Los voltios recorrieron su cuerpo, lo sacudieron con violencia y le chamuscaron la piel.

—Eso no es verdad —los ojos verdes de Ileana brillaron con maldad.

—¡Sí! ¡Me habló de ellos! —la corriente se detuvo.

—¿Qué te dijo?

—Son cinco dragones, cada uno de ellos pertenece a un país y a la isla de Circe.

—¿Te dijo algo de los amuletos? —el brujo se le quedó mirando, y al no conseguir respuesta, Lelé hizo soltar la descarga.

—¡También son cinco!

—¡¿Cuáles son?!

—El anillo controla a Kinabraska, el collar controla a Soren, el pendiente controla a Ulka, la moneda controla a Kretto y el brazalete solo controla a Daghmar.

—¿Te dijo en dónde están?

—No.

—¿Estás seguro?

—¡Sí, estoy seguro! Ni siquiera él lo sabe… ¡Solo me dijo que el anillo de Kinabraska lo tenía su mujer!

—¿Te habló de Olgha?

—Muy poco, te lo juro, solo me dijo que estaba enamorado de ella y que fue ella quien controló a Kinabraska cuando tus padres murieron.

—Priry, ¿cuál era tu participación en todo eso?

—Hidran me prometió que iba a darme el control absoluto de Circe. Me prometió tantas cosas… —bajó la cabeza.

—Y tú le creíste.

El brujo asintió. Tenía pedazos de piel todos chamuscados, los ojos rojos y le sangraba la nariz.

—Te voy a dar otra mentira a la cual aferrarte. Tu estancia conmigo no será el infierno cruel que estás imaginando.

—Hice muchas cosas mal…

—¡Hiciste todo mal! Y de hecho… —Lelé lo tomó de ambas manos—. Voy a hacerte una última pregunta, y espero que pienses muy bien antes de responderme.

Los ojos del brujo se llenaron de lágrimas.

—¿Tú denunciaste a Omalie con la Gran Capilla?

Priry sintió deseos de correr, de huir, gritar, llorar y maldecir. Vio su pasado desfilar ante sus ojos, y aunque mucho le hubiera gustado regresar el tiempo atrás y no cometer los mismos errores de antes, ya no podía hacer nada para remediarlo.

—Sí —miró sus muñecas, pero estas no recibieron ninguna descarga.

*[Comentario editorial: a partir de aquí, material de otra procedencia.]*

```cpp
__device__ inline double dtanh(double x)
{
    const double ax = fabs(x);
    const double t = fmin(2.0 * ax, 40.0);
    const double kf = rint(t * 1.4426950408889634);
    double r = fma(kf, -6.93147180369123816490e-01, t);
    r = fma(kf, -1.90821492927058770002e-10, r);
    double p = 1.0 / 6227020800.0;
    p = fma(p, r, 1.0 / 479001600.0);
    p = fma(p, r, 1.0 / 39916800.0);
    p = fma(p, r, 1.0 / 3628800.0);
    p = fma(p, r, 1.0 / 362880.0);
    p = fma(p, r, 1.0 / 40320.0);
    p = fma(p, r, 1.0 / 5040.0);
    p = fma(p, r, 1.0 / 720.0);
    p = fma(p, r, 1.0 / 120.0);
    p = fma(p, r, 1.0 / 24.0);
    p = fma(p, r, 1.0 / 6.0);
    p = fma(p, r, 0.5);
    p = fma(p, r, 1.0);
    p = fma(p, r, 1.0);
    const double e = ldexp(p, (int)kf);
    const double d = e + 1.0;
    double q = __builtin_amdgcn_rcp(d);
    q = fma(fma(-d, q, 1.0), q, q);
    q = fma(fma(-d, q, 1.0), q, q);
    return copysign(fma(-2.0, q, 1.0), x);
}
__device__ inline float dtanh(float v) { return tanhf(v); }
__device__ inline double dexp(double v) { return exp(v); }
__device__ inline float dexp(float v) { return expf(v); }


}
```

mir_optim_amd/csrc/workloads_gemm.hip:

```cpp
#include "workloads_gemm.h"
#include "workloads_device.h"

namespace {

template <int NK>
__global__ __launch_bounds__(1024) void k_tanh_linear_batched(const double* __restrict__ A, const double* __restrict__ b,
                                                               const double* __restrict__ X, double* __restrict__ Y,
                                                               size_t m, int n, int P)
{
    using Acc = __attribute__((ext_vector_type(4))) double;
    constexpr int NPAD = 4 * NK;
    constexpr int PITCH = NPAD + 2;
    __shared__ __attribute__((aligned(16))) double tile[2][16 * PITCH];
    const int tid = threadIdx.x, lane = tid & 63, wave = tid >> 6;
    const int fr = lane & 15, fq = lane >> 4;

    for (int idx = tid; idx < 2 * 16 * PITCH; idx += 1024) (&tile[0][0])[idx] = 0.0;
    __syncthreads();

    const int ppr = n / 2;
    const bool has_piece = tid < 16 * ppr;
    const int prow = has_piece ? tid / ppr : 0, pcol = has_piece ? tid % ppr : 0;
    const size_t ntiles = (m + 15) / 16;

    for (int pbase = 0; pbase < P; pbase += 256) {
        const int pl = pbase + wave * 16 + fr;
        const bool pok = pl < P;
        const bool wave_active = pbase + wave * 16 < P;
        double xf[NK];
#pragma unroll
        for (int s = 0; s < NK; ++s) {
            const int col = 4 * s + fq;
            xf[s] = (pok && col < n) ? X[(size_t)pl * n + col] : 0.0;
        }
        double2 stage = make_double2(0.0, 0.0);
        auto gload = [&](size_t t) {
            const size_t row = t * 16 + prow;
            if (has_piece && row < m) stage = *reinterpret_cast<const double2*>(A + row * (size_t)n + 2 * pcol);
            else stage = make_double2(0.0, 0.0);
        };
        auto lstore = [&](int buf) {
            if (has_piece) *reinterpret_cast<double2*>(&tile[buf][prow * PITCH + 2 * pcol]) = stage;
        };
        size_t t = blockIdx.x;
        if (t < ntiles) { gload(t); lstore(0); }
        if (t + gridDim.x < ntiles) gload(t + gridDim.x);
        __syncthreads();
        int buf = 0;
        Acc prev = {0.0, 0.0, 0.0, 0.0};
        size_t tprev = ntiles;
        auto epilogue = [&](const Acc& acc, size_t tt) {
#pragma unroll
            for (int r = 0; r < 4; ++r) {
                const size_t row = tt * 16 + fq + 4 * r;
                if (pok && tt < ntiles && row < m) Y[(size_t)pl * m + row] = dtanh(acc[r]) - b[row];
            }
        };
        for (; t < ntiles; t += gridDim.x) {
            if (wave_active) {
                Acc acc = {0.0, 0.0, 0.0, 0.0};
                const double* tp = &tile[buf][fr * PITCH + fq];
#pragma unroll
                for (int s = 0; s < NK; ++s) acc = __builtin_amdgcn_mfma_f64_16x16x4f64(tp[4 * s], xf[s], acc, 0, 0, 0);
                epilogue(prev, tprev);
                prev = acc;
                tprev = t;
            }
            if (t + gridDim.x < ntiles) lstore(buf ^ 1);
            if (t + 2 * (size_t)gridDim.x < ntiles) gload(t + 2 * (size_t)gridDim.x);
            __syncthreads();
            buf ^= 1;
        }
        if (wave_active) epilogue(prev, tprev);
        __syncthreads();
    }
}
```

Había dicho la verdad.

Una gruesa lágrima resbaló por la pálida mejilla de Lelé. En sus ojos se transparentaron los sentimientos de odio, desilusión, venganza y dolor. Se lo pudo esperar de cualquier otra persona, pero nunca de Priry. Y es que dolorosamente, Ileana sí se enamoró del brujo.

—Eh… ¿Majestad? —el Conde Houlder habló desde el marco de la puerta— Tenemos problemas.

—¿Qué tipo de problemas? —Ileana se limpió la lágrima.

—Los Duques Ozpos están aquí y se han reunido con el ministro y el general. Los cuatro la esperan allá abajo, Alteza.

—¿Ozpos? ¿Qué demonios quieren? —Lelé susurró para sí misma, volvió a colocarle los grilletes al brujo y abandonó la habitación, con Oratzyo siguiéndole los pasos.

En la sala, el matrimonio conformado por Alarik y Brina Ozpos, el general Francesco Gandola y el ministro de seguridad Skinely Nassarhy la esperaban de pie.

—Buenos días, señores. Quisiera decir que es un gusto recibirles en mi humilde morada, pero los cinco sabemos que no es así.

—¡Cínica desvergonzada! —la señora Brina Ozpos le espetó apenas Lelé llegó a ellos. Y tanto Skinely como Gandola se quedaron boquiabiertos al ver su largo cabello totalmente blanco.